WHAT THE TASK ASKS. Every record that follows must be set down word for word.

Data extracted from a collection:

---------------

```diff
@@ -156,34 +198,46 @@
       ph_[c] = *reinterpret_cast<uint32_t*>(&h2);
       pl_[c] = *reinterpret_cast<uint32_t*>(&l2);
     }
-    mbar_wait(&vFull[s], ph);
-    {
-      const uint32_t vb = smem_u32(sV + s * G::kPl * G::kVB);
-      const uint64_t v_h = make_sdesc_sw128(vb), v_l = make_sdesc_sw128(vb + G::kVB);
-      wgmma_fence();
-#pragma unroll
-      for (int kk = 0; kk < kAttnBlk / 16; ++kk) {
-        const uint32_t ah[4] = {ph_[4 * kk], ph_[4 * kk + 1], ph_[4 * kk + 2], ph_[4 * kk + 3]};
-        Wgmma<HD>::rs(o, ah, sdesc_advance_k(v_h, kk), 1);
-        if (SPLIT) {
-          const uint32_t al[4] = {pl_[4 * kk], pl_[4 * kk + 1], pl_[4 * kk + 2], pl_[4 * kk + 3]};
-          Wgmma<HD>::rs(o, ah, sdesc_advance_k(v_l, kk), 1);
-          Wgmma<HD>::rs(o, al, sdesc_advance_k(v_h, kk), 1);
-        }
-      }
-      wgmma_commit();
-      wgmma_wait<0>();
-      wgmma_fence_regs(o);
-    }
-    if (lane == 0) mbar_arrive(&vEmpty[s]);
-  }
+  };
+  const int bar_me = 1 + wg, bar_other = 2 - wg;
+  if (wg == 1) named_bar_arrive(1, 256);
+  named_bar_sync(bar_me, 256);
+  wgmma_fence();
+  issue_s(0);
+  named_bar_arrive(bar_other, 256);
+  wgmma_wait<0>();
+  wgmma_fence_regs(sc);
+  if (lane == 0) mbar_arrive(&kEmpty[0]);
+  softmax(0);
+  rescale_and_split();
+  for (int j = 1; j < nblk; ++j) {
+    named_bar_sync(bar_me, 256);
+    wgmma_fence();
+    issue_s(j);
+    issue_pv(j - 1);
+    named_bar_arrive(bar_other, 256);
+    wgmma_wait<1>();
+    wgmma_fence_regs(sc);
+    if (lane == 0) mbar_arrive(&kEmpty[j & 1]);
+    softmax(j);
+    wgmma_wait<0>();
+    wgmma_fence_regs(o);
+    if (lane == 0) mbar_arrive(&vEmpty[(j - 1) & 1]);
+    rescale_and_split();
+  }
+  named_bar_sync(bar_me, 256);
+  wgmma_fence();
+  issue_pv(nblk - 1);
+  named_bar_arrive(bar_other, 256);
+  wgmma_wait<0>();
+  wgmma_fence_regs(o);
   float inv[2];
 #pragma unroll
   for (int h = 0; h < 2; ++h) {
     float l = l_run[h];
     l += __shfl_xor_sync(0xffffffffu, l, 1);
     l += __shfl_xor_sync(0xffffffffu, l, 2);
-    inv[h] = nblk > 0 ? 1.f / l : 0.f;
+    inv[h] = 1.f / l;
   }
 #pragma unroll
   for (int i = 0; i < HD / 8; ++i) {
@@ -191,6 +245,7 @@
     if (r0 < nq) out(r0, col, o[4 * i] * inv[0], o[4 * i + 1] * inv[0]);
     if (r0 + 8 < nq) out(r0 + 8, col, o[4 * i + 2] * inv[1], o[4 * i + 3] * inv[1]);
   }
+  if (wg == 0) named_bar_sync(1, 256);
 }
 
 }
diff --git a/deep-image-matching_b200/csrc/sm90.cuh b/deep-image-matching_b200/csrc/sm90.cuh
--- a/deep-image-matching_b200/csrc/sm90.cuh
+++ b/deep-image-matching_b200/csrc/sm90.cuh
@@ -78,6 +78,9 @@
 __device__ __forceinline__ void named_bar_sync(int id, int threads) {
   asm volatile("bar.sync %0, %1;" ::"r"(id), "r"(threads) : "memory");
 }
+__device__ __forceinline__ void named_bar_arrive(int id, int threads) {
+  asm volatile("bar.arrive %0, %1;" ::"r"(id), "r"(threads) : "memory");
+}
 
 __device__ __forceinline__ void tma_prefetch_desc(const CUtensorMap* m) {
   asm volatile("prefetch.tensormap [%0];" ::"l"(reinterpret_cast<uint64_t>(m)) : "memory");
@@ -198,4 +201,11 @@
   return static_cast<uint32_t>(row * 128 + ((((col >> 3) ^ row) & 7) << 4) + ((col & 7) << 1));
 }
 
-}
+__device__ __forceinline__ void ldmatrix_x4(uint32_t (&r)[4], uint32_t saddr) {
+  asm volatile("ldmatrix.sync.aligned.m8n8.x4.shared.b16 {%0, %1, %2, %3}, [%4];"
+               : "=r"(r[0]), "=r"(r[1]), "=r"(r[2]), "=r"(r[3])
+               : "r"(saddr)
+               : "memory");
+}
+
+}
```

---------------

OUTPUT OF THE TASK.
```diff
@@ -156,34 +198,46 @@
       ph_[c] = *reinterpret_cast<uint32_t*>(&h2);
       pl_[c] = *reinterpret_cast<uint32_t*>(&l2);
     }
-    mbar_wait(&vFull[s], ph);
-    {
-      const uint32_t vb = smem_u32(sV + s * G::kPl * G::kVB);
-      const uint64_t v_h = make_sdesc_sw128(vb), v_l = make_sdesc_sw128(vb + G::kVB);
-      wgmma_fence();
-#pragma unroll
-      for (int kk = 0; kk < kAttnBlk / 16; ++kk) {
-        const uint32_t ah[4] = {ph_[4 * kk], ph_[4 * kk + 1], ph_[4 * kk + 2], ph_[4 * kk + 3]};
-        Wgmma<HD>::rs(o, ah, sdesc_advance_k(v_h, kk), 1);
-        if (SPLIT) {
-          const uint32_t al[4] = {pl_[4 * kk], pl_[4 * kk + 1], pl_[4 * kk + 2], pl_[4 * kk + 3]};
-          Wgmma<HD>::rs(o, ah, sdesc_advance_k(v_l, kk), 1);
-          Wgmma<HD>::rs(o, al, sdesc_advance_k(v_h, kk), 1);
-        }
-      }
-      wgmma_commit();
-      wgmma_wait<0>();
-      wgmma_fence_regs(o);
-    }
-    if (lane == 0) mbar_arrive(&vEmpty[s]);
-  }
+  };
+  const int bar_me = 1 + wg, bar_other = 2 - wg;
+  if (wg == 1) named_bar_arrive(1, 256);
+  named_bar_sync(bar_me, 256);
+  wgmma_fence();
+  issue_s(0);
+  named_bar_arrive(bar_other, 256);
+  wgmma_wait<0>();
+  wgmma_fence_regs(sc);
+  if (lane == 0) mbar_arrive(&kEmpty[0]);
+  softmax(0);
+  rescale_and_split();
+  for (int j = 1; j < nblk; ++j) {
+    named_bar_sync(bar_me, 256);
+    wgmma_fence();
+    issue_s(j);
+    issue_pv(j - 1);
+    named_bar_arrive(bar_other, 256);
+    wgmma_wait<1>();
+    wgmma_fence_regs(sc);
+    if (lane == 0) mbar_arrive(&kEmpty[j & 1]);
+    softmax(j);
+    wgmma_wait<0>();
+    wgmma_fence_regs(o);
+    if (lane == 0) mbar_arrive(&vEmpty[(j - 1) & 1]);
+    rescale_and_split();
+  }
+  named_bar_sync(bar_me, 256);
+  wgmma_fence();
+  issue_pv(nblk - 1);
+  named_bar_arrive(bar_other, 256);
+  wgmma_wait<0>();
+  wgmma_fence_regs(o);
   float inv[2];
 #pragma unroll
   for (int h = 0; h < 2; ++h) {
     float l = l_run[h];
     l += __shfl_xor_sync(0xffffffffu, l, 1);
     l += __shfl_xor_sync(0xffffffffu, l, 2);
-    inv[h] = nblk > 0 ? 1.f / l : 0.f;
+    inv[h] = 1.f / l;
   }
 #pragma unroll
   for (int i = 0; i < HD / 8; ++i) {
@@ -191,6 +245,7 @@
     if (r0 < nq) out(r0, col, o[4 * i] * inv[0], o[4 * i + 1] * inv[0]);
     if (r0 + 8 < nq) out(r0 + 8, col, o[4 * i + 2] * inv[1], o[4 * i + 3] * inv[1]);
   }
+  if (wg == 0) named_bar_sync(1, 256);
 }
 
 }
diff --git a/deep-image-matching_b200/csrc/sm90.cuh b/deep-image-matching_b200/csrc/sm90.cuh
--- a/deep-image-matching_b200/csrc/sm90.cuh
+++ b/deep-image-matching_b200/csrc/sm90.cuh
@@ -78,6 +78,9 @@
 __device__ __forceinline__ void named_bar_sync(int id, int threads) {
   asm volatile("bar.sync %0, %1;" ::"r"(id), "r"(threads) : "memory");
 }
+__device__ __forceinline__ void named_bar_arrive(int id, int threads) {
+  asm volatile("bar.arrive %0, %1;" ::"r"(id), "r"(threads) : "memory");
+}
 
 __device__ __forceinline__ void tma_prefetch_desc(const CUtensorMap* m) {
   asm volatile("prefetch.tensormap [%0];" ::"l"(reinterpret_cast<uint64_t>(m)) : "memory");
@@ -198,4 +201,11 @@
   return static_cast<uint32_t>(row * 128 + ((((col >> 3) ^ row) & 7) << 4) + ((col & 7) << 1));
 }
 
-}
+__device__ __forceinline__ void ldmatrix_x4(uint32_t (&r)[4], uint32_t saddr) {
+  asm volatile("ldmatrix.sync.aligned.m8n8.x4.shared.b16 {%0, %1, %2, %3}, [%4];"
+               : "=r"(r[0]), "=r"(r[1]), "=r"(r[2]), "=r"(r[3])
+               : "r"(saddr)
+               : "memory");
+}
+
+}
```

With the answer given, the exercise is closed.